───── Records for the exercise

static hipError_t bd_pass(llmk_batch* b, int n, int max_pos, bool want_logits, const ScPlan& sp, int step = 0) {
    llmk_ctx* c = b->ctx;
    PfLane& w = c->pf[0];
    const int E = c->E, KV = c->KV, QKV = E + 2 * KV, T = n;
    const BdCaches bc{b->d_rows, (size_t)b->seq_len * KV, b->n_slots, b->seq_len};
    int parts = bd_parts(n, c->nkv, max_pos, c->n_cu), tpp = bd_tiles_per_part(max_pos, parts);
    const bool shared = b->pass_att > 0;
    int groups = 0, pparts = 0, ptpp = 0;
    if (shared) {
        int own = 0;
        for (int i = 0; i < n; ++i) {
            const int pos = b->h_rows[i].pos + step;
            own = std::max(own, (pos + BD_TILE - 1) / BD_TILE - b->h_first[b->h_rows[i].slot] / BD_TILE);
        }
        parts = bd_parts(n, c->nkv, own * BD_TILE, c->n_cu);
        tpp = bd_tiles_per_part(own * BD_TILE, parts);
        groups = bd_prefix_groups(b->pass_att, c->kv_mul);
        pparts = bd_prefix_parts(b->pass_att, c->nkv, c->kv_mul, b->P, c->n_cu);
        ptpp = bd_tiles_per_part(b->P, pparts);
    }
    PfEpiArgs e;
    HIPRET(pf_layers(c, w, b->d_tok, T, 0, (const float*)c->t[LLMK_RMS_FINAL_WEIGHT].data, e, [&](int l, PfEpiArgs& a) -> hipError_t {
        float* kc = b->d_kc + (size_t)l * b->n_slots * bc.slot_stride;
        float* vc = b->d_vc + (size_t)l * b->n_slots * bc.slot_stride;
        a.kc = kc; a.vc = vc;
        hipLaunchKernelGGL(bd_epi_qkv_kernel, dim3((QKV / 4 + 255) / 256, T), dim3(256), 0, w.stream, a, bc);
        HIPRET(hipGetLastError());
        return with_head_size(c->hs, [&](auto hs) {
            constexpr int HS = decltype(hs)::value;
            if (shared) {
                const int np = pparts + parts;
                const size_t px = (size_t)l * b->P * KV;
                hipLaunchKernelGGL((bd_attn_prefix_kernel<HS>), dim3(c->nkv, groups, pparts), dim3(BD_WAVES * WAVE), bd_attn_smem(HS), w.stream,
                                   w.Q, b->d_pk + px, b->d_pv + px, b->d_xpo, b->d_xpml, b->d_colmap, T, b->P, KV, c->kv_mul, E, ptpp, np);
                HIPRET(hipGetLastError());
                hipLaunchKernelGGL((bd_attn_own_kernel<HS>), dim3(c->nkv, T, parts), dim3(BD_WAVES * WAVE), bd_attn_smem(HS), w.stream,
                                   w.Q, kc, vc, b->d_xpo, b->d_xpml, bc, b->d_first, KV, c->kv_mul, E, tpp, np, pparts);
                HIPRET(hipGetLastError());
                hipLaunchKernelGGL((bd_attn_fold_kernel<HS>), dim3(c->nkv, T), dim3(256), 0, w.stream, b->d_xpo, b->d_xpml, w.XB, bc, b->d_first,
                                   c->kv_mul, E, np, pparts);
                return hipGetLastError();
            }
            hipLaunchKernelGGL((bd_attn_kernel<HS>), dim3(c->nkv, T, parts), dim3(BD_WAVES * WAVE), bd_attn_smem(HS), w.stream,
                               w.Q, kc, vc, w.XB, b->d_po, b->d_pml, bc, KV, c->kv_mul, E, tpp);
            HIPRET(hipGetLastError());
            if (parts > 1) hipLaunchKernelGGL((bd_attn_merge_kernel<HS>), dim3(c->nkv, T), dim3(256), 0, w.stream, b->d_po, b->d_pml, w.XB, bc, c->kv_mul, E, parts);
            return hipGetLastError();
        });
    }));
    ScoreJob sj{false, want_logits, n, sp};
    sj.out = b->d_out;
    sj.logits = b->d_logits;
    return sc_batch(c, w, 0, e, sj, T, 0);
}

static int bd_ready(llmk_batch* b, ScPlan* sp, int rows) {
    llmk_ctx* c = b->ctx;
    int rc = check_ready(c);
    if (rc) return rc;
    HIPCHK(hipSetDevice(c->cfg.device));
    if ((rc = sc_setup(c)) != LLMK_OK) return rc;
    if ((rc = pf_setup(c, true)) != LLMK_OK) return rc;
// ... 8 lines not shown
    for (int i = 0; i < n; ++i) {
        if (slots[i] < 0 || slots[i] >= b->n_slots || seen[slots[i]]) return false;
        seen[slots[i]] = true;
        if (fed && (tokens[i] < 1 || tokens[i] > b->ctx->V)) return false;
        if (pos[i] < 1 || pos[i] > b->seq_len || span - 1 > b->seq_len - pos[i]) return false;
        if (b->n_attached > 0 && pos[i] <= b->h_first[slots[i]]) return false;
    }
    return true;
}
static hipError_t bd_upload_rows(llmk_batch* b, int n, const int* slots, const int* tokens, const int* pos) {
    for (int i = 0; i < n; ++i) {
        b->h_rows[i] = BdRow{slots[i], pos[i]};
        b->h_tok[i] = tokens ? tokens[i] - 1 : 0;
    }
    hipStream_t st = b->ctx->stream;
    b->pass_att = 0;
    if (b->n_attached > 0) {
        for (int i = 0; i < n; ++i)
            if (b->h_first[slots[i]] > 0) b->h_colmap[b->pass_att++] = i;
        if (b->pass_att > 0) {
            const int rg = bd_prefix_rg(b->ctx->kv_mul), cells = bd_prefix_groups(b->pass_att, b->ctx->kv_mul) * rg;
            for (int k = b->pass_att; k < cells; ++k) b->h_colmap[k] = -1;
            HIPRET(hipMemcpyAsync(b->d_colmap, b->h_colmap, (size_t)cells * sizeof(int), hipMemcpyHostToDevice, st));
        }
    }
    HIPRET(hipMemcpyAsync(b->d_rows, b->h_rows, (size_t)n * sizeof(BdRow), hipMemcpyHostToDevice, st));
    return hipMemcpyAsync(b->d_tok, b->h_tok, (size_t)n * sizeof(int), hipMemcpyHostToDevice, st);
}
static hipError_t bd_fetch_flag(llmk_ctx* c) {
    unsigned* h_flag = &c->host_words()->pf_flag;
    *h_flag = 0;
    return c->pf_hm ? hipMemcpyAsync(h_flag, c->pf_flag, sizeof(unsigned), hipMemcpyDeviceToHost, c->stream) : hipSuccess;
}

──────────

* Exercise directions *
Above are the entries. Output exactly the lines beginning with the line that has "if (parts >" and ending with the line that has "sj.out = b->d_out;".

* Task solution *
            if (parts > 1) hipLaunchKernelGGL((bd_attn_merge_kernel<HS>), dim3(c->nkv, T), dim3(256), 0, w.stream, b->d_po, b->d_pml, w.XB, bc, c->kv_mul, E, parts);
            return hipGetLastError();
        });
    }));
    ScoreJob sj{false, want_logits, n, sp};
    sj.out = b->d_out;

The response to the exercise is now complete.